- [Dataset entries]
************

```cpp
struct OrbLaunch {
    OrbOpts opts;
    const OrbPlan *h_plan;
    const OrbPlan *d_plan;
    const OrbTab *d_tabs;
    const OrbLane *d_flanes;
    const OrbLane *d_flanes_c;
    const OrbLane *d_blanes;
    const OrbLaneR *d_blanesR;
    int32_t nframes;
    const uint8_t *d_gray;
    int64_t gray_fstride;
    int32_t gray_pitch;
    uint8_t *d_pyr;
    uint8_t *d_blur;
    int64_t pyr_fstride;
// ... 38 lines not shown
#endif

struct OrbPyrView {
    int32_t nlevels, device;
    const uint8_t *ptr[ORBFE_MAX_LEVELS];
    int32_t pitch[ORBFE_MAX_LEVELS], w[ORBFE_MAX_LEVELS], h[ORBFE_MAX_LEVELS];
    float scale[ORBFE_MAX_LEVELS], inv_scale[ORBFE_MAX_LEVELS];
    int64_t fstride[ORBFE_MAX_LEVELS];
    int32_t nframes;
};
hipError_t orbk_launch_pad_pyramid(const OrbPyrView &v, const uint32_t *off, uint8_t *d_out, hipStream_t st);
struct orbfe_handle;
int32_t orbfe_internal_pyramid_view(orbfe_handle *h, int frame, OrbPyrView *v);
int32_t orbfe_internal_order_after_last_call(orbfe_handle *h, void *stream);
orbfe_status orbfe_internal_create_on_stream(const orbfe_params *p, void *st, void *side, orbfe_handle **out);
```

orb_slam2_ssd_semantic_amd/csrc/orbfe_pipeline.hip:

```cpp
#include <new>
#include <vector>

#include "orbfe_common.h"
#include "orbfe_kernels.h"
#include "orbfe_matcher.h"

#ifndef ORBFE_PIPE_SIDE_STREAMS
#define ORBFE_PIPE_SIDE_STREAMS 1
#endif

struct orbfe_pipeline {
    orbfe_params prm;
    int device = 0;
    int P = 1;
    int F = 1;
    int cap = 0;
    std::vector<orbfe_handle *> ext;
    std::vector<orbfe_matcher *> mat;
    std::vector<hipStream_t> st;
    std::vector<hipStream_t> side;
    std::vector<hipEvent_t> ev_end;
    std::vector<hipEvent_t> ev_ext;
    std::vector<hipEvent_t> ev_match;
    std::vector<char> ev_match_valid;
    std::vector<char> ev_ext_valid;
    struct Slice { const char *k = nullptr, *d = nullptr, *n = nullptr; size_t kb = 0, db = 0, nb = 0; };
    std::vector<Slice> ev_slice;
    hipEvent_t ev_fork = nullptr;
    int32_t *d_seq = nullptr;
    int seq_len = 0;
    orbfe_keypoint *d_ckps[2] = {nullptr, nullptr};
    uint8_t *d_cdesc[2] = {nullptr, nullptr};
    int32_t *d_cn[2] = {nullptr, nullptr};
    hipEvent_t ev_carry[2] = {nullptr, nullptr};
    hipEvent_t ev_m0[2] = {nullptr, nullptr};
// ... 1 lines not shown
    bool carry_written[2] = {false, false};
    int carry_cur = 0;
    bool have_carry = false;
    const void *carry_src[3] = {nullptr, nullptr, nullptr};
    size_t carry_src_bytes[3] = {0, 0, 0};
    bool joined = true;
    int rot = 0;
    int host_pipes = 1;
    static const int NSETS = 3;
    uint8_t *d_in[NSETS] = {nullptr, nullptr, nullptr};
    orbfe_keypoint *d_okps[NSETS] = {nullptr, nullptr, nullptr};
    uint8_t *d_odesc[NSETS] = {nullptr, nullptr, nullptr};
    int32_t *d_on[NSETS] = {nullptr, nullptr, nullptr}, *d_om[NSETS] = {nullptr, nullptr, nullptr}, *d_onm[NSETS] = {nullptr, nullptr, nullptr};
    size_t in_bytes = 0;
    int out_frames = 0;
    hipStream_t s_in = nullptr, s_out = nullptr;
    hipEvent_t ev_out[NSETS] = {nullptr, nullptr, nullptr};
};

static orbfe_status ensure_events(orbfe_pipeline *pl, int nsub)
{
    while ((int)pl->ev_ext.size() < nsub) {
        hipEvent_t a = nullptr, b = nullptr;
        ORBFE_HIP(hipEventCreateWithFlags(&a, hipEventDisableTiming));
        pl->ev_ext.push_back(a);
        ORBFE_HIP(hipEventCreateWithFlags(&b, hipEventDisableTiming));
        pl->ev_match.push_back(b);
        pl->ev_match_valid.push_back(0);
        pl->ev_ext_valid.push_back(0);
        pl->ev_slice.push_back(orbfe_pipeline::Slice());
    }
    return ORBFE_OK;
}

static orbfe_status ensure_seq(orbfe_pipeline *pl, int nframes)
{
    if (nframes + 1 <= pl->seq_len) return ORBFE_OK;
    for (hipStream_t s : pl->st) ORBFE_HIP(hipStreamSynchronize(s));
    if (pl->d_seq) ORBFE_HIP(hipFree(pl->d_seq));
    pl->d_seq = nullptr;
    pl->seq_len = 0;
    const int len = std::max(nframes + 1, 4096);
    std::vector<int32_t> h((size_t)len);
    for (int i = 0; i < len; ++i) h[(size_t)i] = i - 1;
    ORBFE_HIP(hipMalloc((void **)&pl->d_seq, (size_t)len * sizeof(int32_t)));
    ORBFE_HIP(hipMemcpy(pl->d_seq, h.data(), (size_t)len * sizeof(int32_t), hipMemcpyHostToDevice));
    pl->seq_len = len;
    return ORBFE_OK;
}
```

************

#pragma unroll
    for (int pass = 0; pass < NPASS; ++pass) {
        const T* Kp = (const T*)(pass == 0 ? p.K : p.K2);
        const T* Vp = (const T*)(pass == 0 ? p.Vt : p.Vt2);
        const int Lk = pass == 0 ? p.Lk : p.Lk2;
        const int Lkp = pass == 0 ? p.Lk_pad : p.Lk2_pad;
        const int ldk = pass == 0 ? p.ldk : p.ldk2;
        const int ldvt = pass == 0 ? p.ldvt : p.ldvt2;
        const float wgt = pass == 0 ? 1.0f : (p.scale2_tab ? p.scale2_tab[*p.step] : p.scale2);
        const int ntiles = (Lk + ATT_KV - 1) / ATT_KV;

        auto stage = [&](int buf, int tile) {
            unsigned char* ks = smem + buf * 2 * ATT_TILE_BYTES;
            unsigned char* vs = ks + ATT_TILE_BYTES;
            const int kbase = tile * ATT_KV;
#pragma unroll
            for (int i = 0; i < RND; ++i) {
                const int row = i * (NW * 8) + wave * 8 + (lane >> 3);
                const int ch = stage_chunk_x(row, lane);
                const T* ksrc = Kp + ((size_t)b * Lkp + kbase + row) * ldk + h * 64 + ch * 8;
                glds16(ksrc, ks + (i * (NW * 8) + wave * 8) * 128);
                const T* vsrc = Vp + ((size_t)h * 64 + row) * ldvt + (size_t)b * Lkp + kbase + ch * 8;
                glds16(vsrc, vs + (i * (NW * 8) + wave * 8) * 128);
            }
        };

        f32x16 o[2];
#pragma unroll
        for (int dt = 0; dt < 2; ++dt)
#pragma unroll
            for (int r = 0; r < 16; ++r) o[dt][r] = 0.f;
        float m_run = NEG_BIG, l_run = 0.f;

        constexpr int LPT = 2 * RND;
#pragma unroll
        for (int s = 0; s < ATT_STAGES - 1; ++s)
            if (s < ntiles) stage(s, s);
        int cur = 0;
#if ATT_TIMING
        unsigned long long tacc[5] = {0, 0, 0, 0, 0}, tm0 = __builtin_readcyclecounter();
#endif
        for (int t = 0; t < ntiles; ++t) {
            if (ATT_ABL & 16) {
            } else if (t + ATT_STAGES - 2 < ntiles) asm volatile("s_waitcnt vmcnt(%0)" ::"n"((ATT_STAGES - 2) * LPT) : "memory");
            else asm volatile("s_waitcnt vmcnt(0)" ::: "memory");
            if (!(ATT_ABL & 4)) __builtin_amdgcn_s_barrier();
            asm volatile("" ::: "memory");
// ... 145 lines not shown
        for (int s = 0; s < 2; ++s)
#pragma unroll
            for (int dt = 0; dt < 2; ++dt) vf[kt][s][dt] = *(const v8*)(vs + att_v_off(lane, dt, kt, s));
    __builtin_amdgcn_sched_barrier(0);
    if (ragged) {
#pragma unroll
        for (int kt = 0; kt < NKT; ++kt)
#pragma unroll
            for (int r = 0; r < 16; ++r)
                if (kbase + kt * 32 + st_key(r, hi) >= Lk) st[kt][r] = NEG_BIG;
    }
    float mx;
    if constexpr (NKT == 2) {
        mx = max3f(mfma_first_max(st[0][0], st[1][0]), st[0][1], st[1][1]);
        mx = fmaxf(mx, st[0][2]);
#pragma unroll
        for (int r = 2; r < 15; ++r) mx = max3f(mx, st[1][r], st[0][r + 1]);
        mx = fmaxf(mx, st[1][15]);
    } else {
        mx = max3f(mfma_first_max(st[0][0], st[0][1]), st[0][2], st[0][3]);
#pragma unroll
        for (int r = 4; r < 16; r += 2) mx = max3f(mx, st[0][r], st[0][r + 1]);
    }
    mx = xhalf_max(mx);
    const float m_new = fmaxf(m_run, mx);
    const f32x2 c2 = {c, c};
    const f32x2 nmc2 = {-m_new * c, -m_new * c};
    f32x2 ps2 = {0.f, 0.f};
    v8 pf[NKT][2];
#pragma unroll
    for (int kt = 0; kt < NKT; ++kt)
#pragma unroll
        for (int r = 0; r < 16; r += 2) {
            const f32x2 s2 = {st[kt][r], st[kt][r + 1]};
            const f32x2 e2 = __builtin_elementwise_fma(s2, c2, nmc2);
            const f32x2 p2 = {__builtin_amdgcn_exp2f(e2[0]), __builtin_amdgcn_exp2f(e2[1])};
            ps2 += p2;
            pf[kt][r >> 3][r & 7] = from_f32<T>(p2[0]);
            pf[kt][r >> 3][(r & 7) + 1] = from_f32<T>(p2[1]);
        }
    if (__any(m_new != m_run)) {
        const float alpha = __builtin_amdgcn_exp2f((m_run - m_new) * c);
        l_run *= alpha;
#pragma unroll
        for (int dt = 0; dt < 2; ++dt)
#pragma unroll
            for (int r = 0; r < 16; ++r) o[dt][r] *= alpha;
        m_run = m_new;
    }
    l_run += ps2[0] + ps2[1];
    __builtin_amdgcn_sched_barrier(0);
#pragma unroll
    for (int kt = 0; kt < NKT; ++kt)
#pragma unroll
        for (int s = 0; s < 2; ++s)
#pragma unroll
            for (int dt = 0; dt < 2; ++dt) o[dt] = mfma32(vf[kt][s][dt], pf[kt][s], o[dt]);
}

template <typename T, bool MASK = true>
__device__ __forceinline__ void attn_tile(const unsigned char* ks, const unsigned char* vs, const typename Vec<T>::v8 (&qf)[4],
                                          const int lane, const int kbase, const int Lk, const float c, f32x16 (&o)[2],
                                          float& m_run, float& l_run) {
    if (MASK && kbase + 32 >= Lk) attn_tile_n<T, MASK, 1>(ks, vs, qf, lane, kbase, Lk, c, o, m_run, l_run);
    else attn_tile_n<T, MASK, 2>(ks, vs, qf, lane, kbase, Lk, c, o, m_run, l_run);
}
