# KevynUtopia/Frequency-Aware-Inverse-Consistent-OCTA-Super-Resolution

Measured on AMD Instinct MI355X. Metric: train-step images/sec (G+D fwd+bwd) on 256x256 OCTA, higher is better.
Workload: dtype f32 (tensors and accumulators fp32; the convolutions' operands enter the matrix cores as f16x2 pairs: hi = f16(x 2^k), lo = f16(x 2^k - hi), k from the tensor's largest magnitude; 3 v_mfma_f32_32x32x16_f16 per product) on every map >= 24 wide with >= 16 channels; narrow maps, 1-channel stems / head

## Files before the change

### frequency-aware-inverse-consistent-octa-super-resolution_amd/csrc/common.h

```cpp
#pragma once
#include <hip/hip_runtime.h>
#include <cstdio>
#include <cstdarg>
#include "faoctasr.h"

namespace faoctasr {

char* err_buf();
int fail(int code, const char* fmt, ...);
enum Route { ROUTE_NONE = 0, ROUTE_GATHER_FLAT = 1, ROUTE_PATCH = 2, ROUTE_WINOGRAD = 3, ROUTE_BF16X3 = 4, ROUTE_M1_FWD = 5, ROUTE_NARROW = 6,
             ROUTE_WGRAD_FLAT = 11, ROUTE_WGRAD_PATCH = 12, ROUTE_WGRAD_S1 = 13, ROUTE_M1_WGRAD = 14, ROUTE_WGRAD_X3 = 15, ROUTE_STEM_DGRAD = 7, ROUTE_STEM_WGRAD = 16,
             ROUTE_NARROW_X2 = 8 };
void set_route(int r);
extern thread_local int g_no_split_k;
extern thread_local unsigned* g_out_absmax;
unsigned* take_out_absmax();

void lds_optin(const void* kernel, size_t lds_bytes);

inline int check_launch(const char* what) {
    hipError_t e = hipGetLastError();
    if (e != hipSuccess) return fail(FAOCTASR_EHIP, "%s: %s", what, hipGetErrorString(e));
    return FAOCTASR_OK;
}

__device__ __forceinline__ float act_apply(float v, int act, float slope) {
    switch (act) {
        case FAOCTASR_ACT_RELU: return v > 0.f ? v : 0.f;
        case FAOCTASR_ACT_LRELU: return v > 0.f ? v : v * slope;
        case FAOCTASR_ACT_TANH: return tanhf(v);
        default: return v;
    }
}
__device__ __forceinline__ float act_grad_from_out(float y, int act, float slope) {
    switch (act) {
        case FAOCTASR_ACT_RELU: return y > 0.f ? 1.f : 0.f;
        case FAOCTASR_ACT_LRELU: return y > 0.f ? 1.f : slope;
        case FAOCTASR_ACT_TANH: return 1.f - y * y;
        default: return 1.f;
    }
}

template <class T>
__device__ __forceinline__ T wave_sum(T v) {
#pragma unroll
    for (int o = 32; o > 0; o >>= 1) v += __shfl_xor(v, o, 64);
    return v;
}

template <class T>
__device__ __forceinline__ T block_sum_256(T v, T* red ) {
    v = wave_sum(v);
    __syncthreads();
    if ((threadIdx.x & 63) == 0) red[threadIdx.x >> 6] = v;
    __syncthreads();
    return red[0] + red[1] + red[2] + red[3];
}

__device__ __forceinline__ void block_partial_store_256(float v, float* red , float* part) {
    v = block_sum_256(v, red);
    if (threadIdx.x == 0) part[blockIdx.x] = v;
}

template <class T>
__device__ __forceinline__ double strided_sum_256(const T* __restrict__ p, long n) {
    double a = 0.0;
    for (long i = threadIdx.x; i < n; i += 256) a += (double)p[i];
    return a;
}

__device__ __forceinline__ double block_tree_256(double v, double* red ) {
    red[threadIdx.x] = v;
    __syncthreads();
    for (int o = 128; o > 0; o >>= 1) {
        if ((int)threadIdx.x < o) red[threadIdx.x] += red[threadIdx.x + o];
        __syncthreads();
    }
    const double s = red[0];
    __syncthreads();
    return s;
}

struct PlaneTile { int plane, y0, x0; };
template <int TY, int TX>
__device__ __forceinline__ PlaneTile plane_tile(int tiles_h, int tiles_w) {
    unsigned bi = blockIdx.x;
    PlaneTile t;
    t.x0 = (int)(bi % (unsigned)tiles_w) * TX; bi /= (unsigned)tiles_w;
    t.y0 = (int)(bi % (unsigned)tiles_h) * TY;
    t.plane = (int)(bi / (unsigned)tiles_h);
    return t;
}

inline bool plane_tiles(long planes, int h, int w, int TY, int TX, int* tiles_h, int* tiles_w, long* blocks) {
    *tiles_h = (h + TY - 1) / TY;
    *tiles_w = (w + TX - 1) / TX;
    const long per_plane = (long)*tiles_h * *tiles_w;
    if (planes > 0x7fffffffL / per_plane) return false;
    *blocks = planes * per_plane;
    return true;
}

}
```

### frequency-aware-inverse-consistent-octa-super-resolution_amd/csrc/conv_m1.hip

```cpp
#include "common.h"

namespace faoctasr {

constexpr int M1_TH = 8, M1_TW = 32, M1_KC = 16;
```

************

Go over the records above and tally the lines with the word "part" in them. Give the number alone.

- [SOLUTION TO THIS PROBLEM] 2